# DISH Anywhere



## SeaBeagle (May 7, 2006)

Does anyone know to set DISH Anywhere so that I can watch transferred recordings and TV shows from my iPhone and/or Ipad on my TV?


----------



## SeaBeagle (May 7, 2006)

I see the reply was sending with out me noticing. Never saw a sent reply. Now I have five of the same topic. I can not find the setting to delete the duplicates.


----------



## Jim5506 (Jun 7, 2004)

If you are thinking of transferring TV shows to or back to your Dish receiver, that is not supported, however, you can buy adapters that will allow you to connect your iPad to the HDMI input on your TV, or you can get an Apple TV device which will do the same.


----------



## Mike.H_DISHNetwork (Feb 1, 2011)

SeaBeagle said:


> I see the reply was sending with out me noticing. Never saw a sent reply. Now I have five of the same topic. I can not find the setting to delete the duplicates.


SeaBeagle,
To setup Transfers onto your iPhone/iPad, you will need to make sure they are on the same Home Network. I will provide you our link explaining in more detail of the Transferring process, scroll to the bottom of the screen to get the steps: http://www.mydish.com/support/dishanywhereapp?WT.svl=gsearch_results&_ga=1.264454863.1181855912.1387909540
Thanks


----------



## Revrick (Sep 5, 2013)

what about the dish transfer app for android?


----------



## SeaBeagle (May 7, 2006)

Mike.H_DISHNetwork said:


> SeaBeagle,
> To setup Transfers onto your iPhone/iPad, you will need to make sure they are on the same Home Network. I will provide you our link explaining in more detail of the Transferring process, scroll to the bottom of the screen to get the steps: http://www.mydish.com/support/dishanywhereapp?WT.svl=gsearch_results&_ga=1.264454863.1181855912.1387909540
> Thanks


Thank you much I will look there.


----------



## SeaBeagle (May 7, 2006)

I accomplished that some time ago. It is that I can not view shows from iPad to the TV.


----------



## Mike.H_DISHNetwork (Feb 1, 2011)

Revrick said:


> what about the dish transfer app for android?


Revrick,
There were some things with the Android Transfers using the DISH Anywhere App. We have reverted back to the previous version until everything gets worked out. 
Thanks


----------



## some guy (Oct 27, 2012)

If you have an Apple TV you could use Air Play but unless something has changed, which i'm 99.9% it hasn't, the video output is blocked when using the component or HDMI cables. I tried with the DRA app, Dish Anywhere and the Sling Player app and video was blocked while audio played fine. Apple TV however will allow you to accomplish what you are trying to do.


----------



## SeaBeagle (May 7, 2006)

I wish ROKU had that feature.


Sent from my iPad using DBSTalk mobile app


----------



## neilo (Aug 7, 2006)

Dish Transfer for Android is back, but it looks like I'll still need to talk to support this weekend to try to get it working.


----------



## Dax (May 15, 2004)

Speaking of DISH Anywhere, I'm surprised to see they still have Sleuth, which was the old name for CLOO, even though CLOO has unfortunately been dropped. Is it a contractural obligation that hasn't expired? More importantly, why can't I find AMC on the DISH Anywhere site? It was there not too long ago.


----------



## wtrjock (Feb 9, 2007)

Can dish add sd card capability to the andriod dish anywhere app? It would be nice to store my recordings on my 64gb memory card in my tablet and phone.

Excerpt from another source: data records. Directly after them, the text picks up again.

# baiyang4/D-LSG-Video-Caption

Hardware: AMD Instinct MI355X
Metric: clips/sec (train step, 26x(2048+4096) feats) (higher is better)
Workload: dtype f32; 1 GPU; vocab 1000, dropout on, tf eps 0.952, batch 64/GPU; MSVD-shaped 26x(2048+4096) + 16x2048 regions; train step; batch_per_gpu=64, global_batch=64, parallelism=dp1, launch=hipGraph replay, gemm_arithmetic=fp32

## Files before the change

d-lsg-video-caption_amd/csrc/decstep.hip:

```cpp
#include "common.hpp"
#include "dlsg.h"

using namespace dlsg;

namespace {

constexpr int DT = 1024;
constexpr int MAXW = 2048;
constexpr int MAXP = 72;

template <int V> struct Vec;
template <> struct Vec<4> { using T = float4; };
template <> struct Vec<1> { using T = float; };
template <int V> __device__ __forceinline__ void vload(float (&r)[V], const float* p) {
    if constexpr (V == 4) { const float4 t = *reinterpret_cast<const float4*>(p); r[0] = t.x; r[1] = t.y; r[2] = t.z; r[3] = t.w; }
    else r[0] = *p;
}
template <int V> __device__ __forceinline__ void vstore(float* p, const float (&r)[V]) {
    if constexpr (V == 4) *reinterpret_cast<float4*>(p) = make_float4(r[0], r[1], r[2], r[3]);
    else *p = r[0];
}

__device__ __forceinline__ void block_sum2(float& a, float& b, float* red) {
    a = wave_sum(a); b = wave_sum(b);
    const int lane = threadIdx.x & 63, w = threadIdx.x >> 6;
    __syncthreads();
    if (lane == 0) { red[w] = a; red[16 + w] = b; }
    __syncthreads();
    float ra = 0.f, rb = 0.f;
#pragma unroll
    for (int i = 0; i < DT / 64; ++i) { ra += red[i]; rb += red[16 + i]; }
    a = ra; b = rb;
}

template <int V>
__device__ __forceinline__ void cell_row(int b, int N, const float* slabs, int nslab, int64_t slab_stride, const float* addend,
                                         int64_t ldadd, const float* b_ih, const float* b_hh, const float* c_prev, float* c_out,
                                         float* h_out, float* gates, float p, uint32_t site, uint64_t seed, float* gb, float* hb) {
    float cpv[MAXW / DT];
#pragma unroll
    for (int i = 0; i < MAXW / DT; ++i) {
        const int j = threadIdx.x + i * DT;
        cpv[i] = (c_prev && j < N) ? c_prev[(int64_t)b * N + j] : 0.f;
    }
    for (int col = threadIdx.x * V; col < 4 * N; col += DT * V) {
        float acc[V], t[4][V];
#pragma unroll
        for (int e = 0; e < V; ++e) acc[e] = 0.f;
        const float* sp = slabs + (int64_t)b * 4 * N + col;
        int k = 0;
        for (; k + 4 <= nslab; k += 4) {
#pragma unroll
            for (int u = 0; u < 4; ++u) vload<V>(t[u], sp + (k + u) * slab_stride);
#pragma unroll
// ... 2 lines not shown
                for (int e = 0; e < V; ++e) acc[e] += t[u][e];
        }
        if (k < nslab) {
            const int rem = nslab - k;
#pragma unroll
            for (int u = 0; u < 3; ++u)
                if (u < rem) vload<V>(t[u], sp + (k + u) * slab_stride);
#pragma unroll
            for (int u = 0; u < 3; ++u)
                if (u < rem)
#pragma unroll
                    for (int e = 0; e < V; ++e) acc[e] += t[u][e];
        }
        if (addend) { vload<V>(t[0], addend + (int64_t)b * ldadd + col);
#pragma unroll
            for (int e = 0; e < V; ++e) acc[e] += t[0][e]; }
        if (b_ih) { vload<V>(t[1], b_ih + col);
#pragma unroll
            for (int e = 0; e < V; ++e) acc[e] += t[1][e]; }
        if (b_hh) { vload<V>(t[2], b_hh + col);
#pragma unroll
            for (int e = 0; e < V; ++e) acc[e] += t[2][e]; }
        const bool is_g = (col / N) == 2;
#pragma unroll
        for (int e = 0; e < V; ++e) acc[e] = is_g ? tanhf(acc[e]) : sigmoidf_(acc[e]);
        vstore<V>(gates + (int64_t)b * 4 * N + col, acc);
        vstore<V>(gb + col, acc);
    }
    __syncthreads();
#pragma unroll
    for (int i = 0; i < MAXW / DT; ++i) {
        const int j = threadIdx.x + i * DT;
        if (j >= N) break;
        const float cp = cpv[i];
        const float c = gb[N + j] * cp + gb[j] * gb[2 * N + j];
        float h = gb[3 * N + j] * tanhf(c);
        c_out[(int64_t)b * N + j] = c;
        if (p > 0.f) h *= drop_scale(seed, site, (uint64_t)b * N + j, p);
        h_out[(int64_t)b * N + j] = h;
        hb[j] = h;
    }
    __syncthreads();
}

__device__ __forceinline__ void ln_stats(const float* v, int n, float eps, float* red, float& mean, float& rstd) {
    float s = 0.f;
    for (int j = threadIdx.x; j < n; j += DT) s += v[j];
    mean = block_sum(s, red) / n;
    float q = 0.f;
    for (int j = threadIdx.x; j < n; j += DT) { const float d = v[j] - mean; q += d * d; }
    rstd = rsqrtf(block_sum(q, red) / n + eps);
}

template <int V>
__global__ __launch_bounds__(DT) void dec_mid_fwd_kernel(const dlsg_dec_mid_args a) {
    __shared__ __attribute__((aligned(16))) float gb[4 * MAXW];
    __shared__ __attribute__((aligned(16))) float hb[MAXW];
    __shared__ __attribute__((aligned(16))) float qb[MAXW];
    __shared__ float sc[2 * MAXP], wt[2 * MAXP];
    __shared__ float red[32];
    const int b = blockIdx.x;
    const int bk = a.kv_div > 1 ? b / a.kv_div : b;
    const int Q = a.Q, H = a.H, P = a.P, ns = a.nstream;
    const int lane = threadIdx.x & 63, w = threadIdx.x >> 6;
    const uint64_t seed = a.seed + (a.seed_ptr ? *a.seed_ptr : 0ull);

    cell_row<V>(b, Q, a.slabs, a.nslab, a.slab_stride, a.addend, a.ldadd, a.b_ih, a.b_hh, a.c_prev, a.c, a.h, a.gates, 0.f, 0,
                seed, gb, hb);
    float mean, rstd;
    ln_stats(hb, Q, a.eps, red, mean, rstd);
    if (threadIdx.x == 0) { a.st_q[2 * b] = mean; a.st_q[2 * b + 1] = rstd; }
    for (int j = threadIdx.x; j < Q; j += DT) {
        float v = (hb[j] - mean) * rstd * a.lnq_g[j] + a.lnq_b[j];
        if (a.p_q > 0.f) v *= drop_scale(seed, a.site_q, (uint64_t)b * Q + j, a.p_q);
        a.qcur[(int64_t)b * Q + j] = v;
        qb[j] = v;
    }
    __syncthreads();
    for (int d = w; d < ns * P; d += DT / 64) {
        const int s = d / P, p = d % P;
        const float* kp = a.Kp[s] + ((int64_t)bk * P + p) * Q;
        float acc = 0.f;
#pragma unroll 4
        for (int j = lane * V; j < Q; j += 64 * V) {
            float kv[V];
            vload<V>(kv, kp + j);
#pragma unroll
            for (int e = 0; e < V; ++e) acc += kv[e] * qb[j + e];
        }
        acc = wave_sum(acc);
        if (lane == 0) sc[s * MAXP + p] = acc * a.scale;
    }
    __syncthreads();
    if (threadIdx.x < ns * P) {
        const int s = threadIdx.x / P, p = threadIdx.x % P;
        float m = -INFINITY;
        for (int i = 0; i < P; ++i) m = fmaxf(m, sc[s * MAXP + i]);
        float l = 0.f;
        for (int i = 0; i < P; ++i) l += __expf(sc[s * MAXP + i] - m);
        const float wv = __expf(sc[s * MAXP + p] - m) / l;
        wt[s * MAXP + p] = wv;
        a.alpha[(int64_t)b * ns * P + s * P + p] = wv;
    }
    __syncthreads();
    float* cb = gb;
    for (int it = threadIdx.x * V; it < ns * H; it += DT * V) {
        const int s = it / H, j = it % H;
        const float* vp = a.Vp[s] + (int64_t)bk * P * H + j;
        float acc[V], t[4][V];
#pragma unroll
        for (int e = 0; e < V; ++e) acc[e] = 0.f;
        int p = 0;
        for (; p + 4 <= P; p += 4) {
#pragma unroll
            for (int u = 0; u < 4; ++u) vload<V>(t[u], vp + (int64_t)(p + u) * H);
#pragma unroll
            for (int u = 0; u < 4; ++u)
#pragma unroll
                for (int e = 0; e < V; ++e) acc[e] += wt[s * MAXP + p + u] * t[u][e];
        }
        for (; p < P; ++p) {
            vload<V>(t[0], vp + (int64_t)p * H);
#pragma unroll
            for (int e = 0; e < V; ++e) acc[e] += wt[s * MAXP + p] * t[0][e];
        }
        vstore<V>(a.cpre[s] + (int64_t)b * H + j, acc);
#pragma unroll
        for (int e = 0; e < V; ++e) acc[e] = tanhf(acc[e]);
        vstore<V>(cb + s * MAXW + j, acc);
    }
    __syncthreads();
    float s0 = 0.f, s1 = 0.f;
    for (int j = threadIdx.x; j < H; j += DT) { s0 += cb[j]; if (ns > 1) s1 += cb[MAXW + j]; }
    block_sum2(s0, s1, red);
    const float m0 = s0 / H, m1 = s1 / H;
    float q0 = 0.f, q1 = 0.f;
    for (int j = threadIdx.x; j < H; j += DT) {
        const float d0 = cb[j] - m0; q0 += d0 * d0;
        if (ns > 1) { const float d1 = cb[MAXW + j] - m1; q1 += d1 * d1; }
    }
    block_sum2(q0, q1, red);
    const float r0 = rsqrtf(q0 / H + a.eps), r1 = rsqrtf(q1 / H + a.eps);
    if (threadIdx.x == 0) {
        a.st_c[0][2 * b] = m0; a.st_c[0][2 * b + 1] = r0;
        if (ns > 1) { a.st_c[1][2 * b] = m1; a.st_c[1][2 * b + 1] = r1; }
    }
    for (int it = threadIdx.x; it < ns * H; it += DT) {
        const int s = it / H, j = it % H;
        float v = (cb[s * MAXW + j] - (s ? m1 : m0)) * (s ? r1 : r0) * a.lnc_g[s][j] + a.lnc_b[s][j];
        if (a.p_att[s] > 0.f) v *= drop_scale(seed, a.site_att[s], (uint64_t)b * H + j, a.p_att[s]);
        a.ctx[s][(int64_t)b * H + j] = v;
    }
}
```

Sent from my Samsung Note 10.1 2014


----------



## some guy (Oct 27, 2012)

I doubt they are going to do that for DRM reasons.


----------



## Mike.H_DISHNetwork (Feb 1, 2011)

wtrjock said:


> Can dish add sd card capability to the andriod dish anywhere app? It would be nice to store my recordings on my 64gb memory card in my tablet and phone.
> 
> Sent from my Samsung Note 10.1 2014


wtrjock,
I appreciate your taking the time to let us know how we can improve upon your DISH Anywhere experience. I have submitted your feedback about adding an SD card capability for the Android devices. If you have any additional questions or concerns, please let us know. 
Thank you!


----------



## sremick (Feb 4, 2008)

wtrjock said:


> Can dish add sd card capability to the andriod dish anywhere app? It would be nice to store my recordings on my 64gb memory card in my tablet and phone.


I'd just be happy to have the app itself be allowed to be moved to SD. As a result, I've had to uninstall it. I've run out of room in the tiny default app location, and Dish Anywhere is a huge, bloated app... far too big to not be moved to SD.


----------



## Mike.H_DISHNetwork (Feb 1, 2011)

neilo said:


> Dish Transfer for Android is back, but it looks like I'll still need to talk to support this weekend to try to get it working.


neilo,
I am more than happy to help you with the Android Transfers questions today. Did the recording not transfer? Is the playback distorted? Did it transfer and it will not play back? Please let me know to better help you.
Thanks


----------



## neilo (Aug 7, 2006)

Mike.H_DISHNetwork said:


> neilo,
> I am more than happy to help you with the Android Transfers questions today. Did the recording not transfer? Is the playback distorted? Did it transfer and it will not play back? Please let me know to better help you.
> Thanks


It just doesn't transfer. A prepared program just sits at pending with 0% transferred. It never progresses further. 
I have no problems streaming shows from my DVR to my tablet.


----------



## wtrjock (Feb 9, 2007)

I finally used the transfer function. I notice a lot of jerking during playback. Have others seen that as well?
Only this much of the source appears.